Government policies and donor funding are the same throughout the country but communities are different in terms of what they do and how they do it. Communities like Tapo have been under-estimated, to say the least. People in Tapo feel that global public health concerns are professionally driven thus denying them a much-needed ‘voice’ on issues that affect them. They do not want to be seen as recipients but as equal partners. They understand their situation and can make timely and meaningful decisions on issues that affect their lives. They should be given the opportunity to make decisions regarding their own needs.

Boniface Kaira would welcome contact from readers and can be reached at the following address:

Mr Kaira, Boniface Gimda, Tapo RHC, Kalabo DHMT, PO Box 930005, Kalabo, Zambia

Boniface Kaira

Zambia fact file

Like its neighbours in southern Africa, Zambia is a desperately poor country struggling to provide adequate health care to its population of 10.2m people.

Life expectancy at birth: 38 years

Infant mortality: 112 per 1,000 live births

Maternal mortality: 650 per 100,000 live births

Prevalence of HIV: 20% of population

Annual health expenditure per capita: $23

Boniface Kaira writes:

‘Tapo is one of 16 rural health centres in Kalabo district in the western province of Zambia, bordering the Kalahari desert. The area has two main characteristics: an upland stretch with sandy, bushy terrain; and part of the Barotse Plain, with marshland, small lakes, lagoons and rivers. The plain floods from January to July every year forcing people to shift to the upland – a system known locally as Ku-Omboko.
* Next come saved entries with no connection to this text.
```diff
@@ -280,7 +285,7 @@
                act: int = ACT_NONE, resid: Optional[Tensor4] = None, x2: Optional[Tensor4] = None,
                w2_packed: Optional[torch.Tensor] = None, precision: int = PREC_F32, stream: int = 0,
                range_flag: Optional[torch.Tensor] = None, fuse1: Optional[tuple] = None, cooperative: bool = False, siblings_log2: int = 0,
-               tile_list: Optional[tuple] = None, query: bool = False, route: bool = False):
+               tile_list: Optional[tuple] = None, query: bool = False, route: bool = False, staging: bool = False):
         a = Conv2dArgs()
         a.x, a.w_packed = x, w_packed.data_ptr()
         a.kh = a.kw = k
@@ -300,6 +305,10 @@
             fam, geo = C.c_int32(-1), C.c_int32(-1)
             rc = self._l.lama_conv2d_route_query(C.byref(a), -1 if tile_list is None else int(tile_list[2]), C.byref(fam), C.byref(geo))
             return (int(rc), fam.value, geo.value) if rc == 0 else (int(rc), None, None)
+        if staging:
+            form = C.c_int32(-1)
+            rc = self._l.lama_conv2d_staging_query(C.byref(a), -1 if tile_list is None else int(tile_list[2]), C.byref(form))
+            return (int(rc), form.value if rc == 0 else None)
         if tile_list is not None:
             lst, cnt, head_rs = tile_list
             if query:
diff --git a/lama_amd/csrc/conv_mfma.hip b/lama_amd/csrc/conv_mfma.hip
--- a/lama_amd/csrc/conv_mfma.hip
+++ b/lama_amd/csrc/conv_mfma.hip
@@ -704,11 +704,19 @@
 extern "C" int lama_conv2d_route_query(const lama_conv2d_args* a, int32_t head_rs, int32_t* family, int32_t* geometry) {
     if (!family || !geometry) return LAMA_ERR_BAD_ARG;
     const LamaTileList tl = {nullptr, nullptr, head_rs};
-    int32_t q[2] = {0, 0};
+    int32_t q[3] = {0, 0, 0};
     const int rc = conv2d_impl(nullptr, a, head_rs < 0 ? nullptr : &tl, q);
     if (rc == LAMA_OK) { *family = q[0]; *geometry = q[1]; }
     return rc;
 }
+extern "C" int lama_conv2d_staging_query(const lama_conv2d_args* a, int32_t head_rs, int32_t* staging) {
+    if (!staging) return LAMA_ERR_BAD_ARG;
+    const LamaTileList tl = {nullptr, nullptr, head_rs};
+    int32_t q[3] = {0, 0, LAMA_CONV_STAGING_PIXEL};
+    const int rc = conv2d_impl(nullptr, a, head_rs < 0 ? nullptr : &tl, q);
+    if (rc == LAMA_OK) *staging = q[2];
+    return rc;
+}
 extern "C" int32_t lama_conv2d_list_supported(const lama_conv2d_args* a, int32_t head_rs) {
     int32_t family, geometry;
     return lama_conv2d_route_query(a, head_rs < 0 ? 0 : head_rs, &family, &geometry) == LAMA_OK ? 1 : 0;
diff --git a/lama_amd/csrc/conv_split3.inc b/lama_amd/csrc/conv_split3.inc
--- a/lama_amd/csrc/conv_split3.inc
+++ b/lama_amd/csrc/conv_split3.inc
@@ -943,7 +943,7 @@
     const CbPlan* p2 = has2 ? &pl2 : nullptr;
     CbRoute r;
     const int rc = cb_route(a, pl, p2, Ho, Wo, io, tl, &r);
-    if (query && rc == LAMA_OK) { query[0] = r.family; query[1] = cb_route_geometry(r); }
+    if (query && rc == LAMA_OK) { query[0] = r.family; query[1] = cb_route_geometry(r); query[2] = r.wide ? LAMA_CONV_STAGING_WIDE : LAMA_CONV_STAGING_PIXEL; }
     if (query || rc != LAMA_OK) return rc;
     const long long HW = (long long)Ho * Wo;
     switch (r.family) {
diff --git a/lama_amd/csrc/conv_wreg_dev.inc b/lama_amd/csrc/conv_wreg_dev.inc
--- a/lama_amd/csrc/conv_wreg_dev.inc
+++ b/lama_amd/csrc/conv_wreg_dev.inc
@@ -408,7 +408,7 @@
     unsigned rw = 0;
     const int Fw = (ABL & 256) ? Fc % 6 : Fc;
     cw_segment<T1, KSC1, WMV, KG, (ABL & 255), SCH, HF, HI1, ROLL && T1 == 9, NU, XS>(p.s1, Fw, b, gy0, gx0, p.TWlog, lama_smem, p.pbytes, acc, rw, trace);
-    if constexpr (T2 > 0) cw_segment<T2, KSC2, WMV, KG, (ABL & 65), SCH, HF, HI2>(p.s2, Fw, b, gy0, gx0, p.TWlog, lama_smem, p.pbytes, acc, rw, (ABL & 64) ? trace + 7 : nullptr);
+    if constexpr (T2 > 0) cw_segment<T2, KSC2, WMV, KG, (ABL & 117), SCH, HF, HI2>(p.s2, Fw, b, gy0, gx0, p.TWlog, lama_smem, p.pbytes, acc, rw, (ABL & 64) ? trace + 7 : nullptr);
     cb_range_report(rw, p.range_flag);
 
     const long long plane = (long long)p.Ho * p.Wo;
diff --git a/lama_amd/csrc/conv_wreg_host.inc b/lama_amd/csrc/conv_wreg_host.inc
--- a/lama_amd/csrc/conv_wreg_host.inc
+++ b/lama_amd/csrc/conv_wreg_host.inc
@@ -16,6 +16,7 @@
     bool list;
     int WMV, KG, KSC1, twlog;
     bool s2, coop, roll, fuse1;
+    bool wide;
     int NH, nch;
     bool rs;
     int BM, BN, mode, maxu;
@@ -325,6 +326,8 @@
     long long grid = tiles < 512 ? tiles : 512;
     { const int cap = lama_env_int("LAMA_CT_GRID", 0); if (cap > 0 && grid > cap) grid = cap; }
     r->grid = (int)grid;
+    static const int wide = lama_env_int("LAMA_CT_WIDE", 1);
+    r->wide = wide != 0 && W % 4 == 0 && ((uintptr_t)a->x.ptr & 15) == 0 && a->x.batch_stride % 4 == 0;
     return true;
 #endif
 }
@@ -674,6 +677,11 @@
             if (sch == 0) CW_GO(CW_LOCAL_42, 0, 0);
             if (sch == 1) CW_GO(CW_LOCAL_42, 0, 1);
         }
+        if (pl2 && r.WMV == 12 && T1 == 9 && r.io == CB_IO_F32 && r.fuse1 && (abl == 4 || abl == 16 || abl == 32)) {
+            if (abl == 4) CW_GO(CW_GLOBAL_12, 4, 2, false, false, false, false, false, 2, true);
+            if (abl == 16) CW_GO(CW_GLOBAL_12, 16, 2, false, false, false, false, false, 2, true);
+            CW_GO(CW_GLOBAL_12, 32, 2, false, false, false, false, false, 2, true);
+        }
         if (pl2 && r.WMV == 12 && T1 == 9 && r.io == CB_IO_F32 && (abl == 1 || abl == 256)) {
             if (r.fuse1) { if (abl == 1) CW_GO(CW_GLOBAL_12, 1, 2, false, false, false, false, false, 2, true); else CW_GO(CW_GLOBAL_12, 256, 2, false, false, false, false, false, 2, true); }
             if (abl == 1) CW_GO(CW_GLOBAL_12, 1);
@@ -716,8 +724,11 @@
     { static const int abl = lama_env_int("LAMA_CT_ABLATE", 0); p.abl = abl; }
     if (tl) {
         p.list = tl->list; p.count = tl->count;
-        hipLaunchKernelGGL(CB_NAME(convt2_kernel)<true>, dim3(r.grid), dim3(C2_THREADS), C2_LDS_BYTES, stream, p);
-    } else
+        if (r.wide) hipLaunchKernelGGL((CB_NAME(convt2_kernel)<true, true>), dim3(r.grid), dim3(C2_THREADS), C2_LDS_BYTES, stream, p);
+        else hipLaunchKernelGGL(CB_NAME(convt2_kernel)<true>, dim3(r.grid), dim3(C2_THREADS), C2_LDS_BYTES, stream, p);
+    } else if (r.wide)
+        hipLaunchKernelGGL((CB_NAME(convt2_kernel)<false, true>), dim3(r.grid), dim3(C2_THREADS), C2_LDS_BYTES, stream, p);
+    else
         hipLaunchKernelGGL(CB_NAME(convt2_kernel)<false>, dim3(r.grid), dim3(C2_THREADS), C2_LDS_BYTES, stream, p);
     LAMA_CHECK_LAUNCH();
     return LAMA_OK;
diff --git a/lama_amd/csrc/convt_dev.inc b/lama_amd/csrc/convt_dev.inc
--- a/lama_amd/csrc/convt_dev.inc
+++ b/lama_amd/csrc/convt_dev.inc
@@ -42,10 +42,11 @@
 constexpr int c2_dy(int q) { constexpr int t[9] = {0, 0, 0, 0, 1, 1, 0, 0, 1}; return t[q]; }
 constexpr int c2_dx(int q) { constexpr int t[9] = {0, 0, 0, 0, 0, 0, 1, 1, 1}; return t[q]; }
 
-template <bool LIST = false>
+template <bool LIST = false, bool WS = false>
 __global__ __launch_bounds__(C2_THREADS, 2) void CB_NAME(convt2_kernel)(CtParams p) {
     static_assert((C2_AR == 3 || C2_AR == 6) && (C2_KG == 1 || C2_KG == 2), "ring slot = compile-time function of (k-group parity, position)");
-    constexpr int KG = C2_KG, AR = C2_AR, NU = C2_NU;
+    static_assert(!WS || C2_KG == 1, "wide staging: one 16-channel k-group per chunk (192 group slots + 20 column units on 256 threads)");
+    constexpr int KG = C2_KG, AR = C2_AR, NU = WS ? 1 : C2_NU, NPR = WS ? 16 : 8;
     const int tid = threadIdx.x, lane = tid & 63, wave = LAMA_WAVE_UNIFORM(tid >> 6);
     const int f = wave & 1, pp = wave >> 1;
     const int khalf = lane >> 5, l31 = lane & 31;
@@ -73,12 +74,21 @@
     for (int i = 0; i < NU; ++i) {
         const int u = tid + i * C2_THREADS;
         uinf[i] = -1;
-        if (u < 2 * KG * 165) {
+        if constexpr (WS) {
+            if (u < 192) {
+                const int g = (u & 3) | ((u >> 4) & 1) << 2, h = (u >> 3) & 1, rest = u >> 5;
+                const int ry = ((u >> 2) & 1) + 2 * (rest % 3), o = rest / 3;
+                if (ry < 5) uinf[i] = ((2 * o + h) << 16) | (ry << 8) | (4 * g);
+            } else if (u < 212) {
+                const int t = u - 192;
+                uinf[i] = (1 << 24) | ((t & 3) << 16) | ((t >> 2) << 8) | 32;
+            }
+        } else if (u < 2 * KG * 165) {
             const int o = u / 165, pq = u - o * 165, ry = pq / 33;
             uinf[i] = (o << 16) | (ry << 8) | (pq - ry * 33);
         }
     }
-    float preg[NU][8];
+    float preg[NU][NPR];
     unsigned rw = 0;
     lama_buf_t xres;
     int vo[NU];
@@ -92,11 +102,23 @@
 #pragma unroll
         for (int i = 0; i < NU; ++i) {
             const int iy = gy0 + ((uinf[i] >> 8) & 255), ix = gx0 + (uinf[i] & 255);
-            vo[i] = (uinf[i] >= 0 && iy < p.H && ix < p.W) ? ((uinf[i] >> 16) * 8 * HW + iy * p.W + ix) * 4 : 0x7ffffff0;
+            if constexpr (WS) vo[i] = (uinf[i] >= 0 && iy < p.H && ix < p.W) ? (((uinf[i] >> 16) & 255) * 4 * HW + iy * p.W + ix) * 4 : 0x7ffffff0;
+            else vo[i] = (uinf[i] >= 0 && iy < p.H && ix < p.W) ? ((uinf[i] >> 16) * 8 * HW + iy * p.W + ix) * 4 : 0x7ffffff0;
         }
     };
     auto load_part = [&](int e) {
         if constexpr (C2_ABL & 4) return;
+        if constexpr (WS) {
+            if (e < 4) {
+                const u32x4 v = __builtin_bit_cast(u32x4, LAMA_BUF_LOAD_B128(xres, vo[0], e * HW * 4));
+#pragma unroll
+                for (int j = 0; j < 4; ++j) {
+                    const unsigned vj = v[j];
+                    preg[0][4 * e + j] = __builtin_bit_cast(float, vj);
+                }
+            }
+            return;
+        }
 #pragma unroll
         for (int i = 0; i < NU; ++i) preg[i][e] = __builtin_bit_cast(float, LAMA_BUF_LOAD_B32(xres, vo[i], e * HW * 4));
     };
@@ -107,6 +129,17 @@
     };
     u32x4 sh, sl;
     auto split_unit = [&](int i) {
+        if constexpr (WS) {
+            unsigned hh[4], ll[4];
+#pragma unroll
+            for (int k = 0; k < 2; ++k) {
+                cb_split2(preg[0][2 * i + k], preg[0][4 + 2 * i + k], hh[2 * k], ll[2 * k], rw);
+                cb_split2(preg[0][8 + 2 * i + k], preg[0][12 + 2 * i + k], hh[2 * k + 1], ll[2 * k + 1], rw);
+            }
+            sh = u32x4{hh[0], hh[1], hh[2], hh[3]};
+            sl = u32x4{ll[0], ll[1], ll[2], ll[3]};
+            return;
+        }
         unsigned hh[4], ll[4];
 #pragma unroll
         for (int e = 0; e < 4; ++e) cb_split2(preg[i][2 * e], preg[i][2 * e + 1], hh[e], ll[e], rw);
@@ -115,13 +148,25 @@
     };
     auto store_unit = [&](char* buf, int i) {
         if constexpr (C2_ABL & 64) { LAMA_KEEP_LIVE(sh); LAMA_KEEP_LIVE(sl); return; }
+        if constexpr (WS) {
+            const int hq = (uinf[0] >> 16) & 255;
+            char* const d0 = buf + ((hq >> 1) * CT_NPIX + ((uinf[0] >> 8) & 255) * CT_PWS + (uinf[0] & 255)) * 16 + 8 * (hq & 1);
+#pragma unroll
+            for (int k = 0; k < 2; ++k) {
+                const bool real = uinf[0] >= 0 && ((uinf[0] >> 24) == 0 || 2 * i + k == 0);
+                char* d = real ? d0 + (2 * i + k) * 16 : smem + 2 * C2_PBUF;
+                *reinterpret_cast<u32x2*>(d) = u32x2{sh[2 * k], sh[2 * k + 1]};
+                *reinterpret_cast<u32x2*>(d + (real ? C2_PLANES : 16)) = u32x2{sl[2 * k], sl[2 * k + 1]};
+            }
+            return;
+        }
         char* d = uinf[i] >= 0 ? buf + ((uinf[i] >> 16) * CT_NPIX + ((uinf[i] >> 8) & 255) * CT_PWS + (uinf[i] & 255)) * 16 : smem + 2 * C2_PBUF;
         *reinterpret_cast<u32x4*>(d) = sh;
         *reinterpret_cast<u32x4*>(d + (uinf[i] >= 0 ? C2_PLANES : 16)) = sl;
     };
     auto write_units = [&](char* buf) {
 #pragma unroll
-        for (int i = 0; i < NU; ++i) { split_unit(i); store_unit(buf, i); }
+        for (int i = 0; i < (WS ? 2 : NU); ++i) { split_unit(i); store_unit(buf, i); }
     };
     const lama_buf_t wres0 = LAMA_BUF_RSRC(p.w[0], (long long)(p.C / 16) * 4 * p.mft * 2048);
     const lama_buf_t wres1 = LAMA_BUF_RSRC(p.w[1], (long long)(p.C / 16) * 2 * p.mft * 2048);
```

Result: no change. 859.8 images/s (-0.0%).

People support themselves through fishing, cattle rearing and small-scale arable agriculture. Like any other Zambian rural community, Tapo has many problems, the major ones being poverty, hunger, cattle diseases and human disease, especially HIV/AIDS and malaria.

Despite its problems, the area has development potential. The Zambezi river offers great opportunities for tourism and fishing. Community-based organisations such as neighbourhood health committees, parent-teacher associations, co-operative societies, church organisations and farmers groups are building community capacity and social capital. There are also government departments providing services to the community.’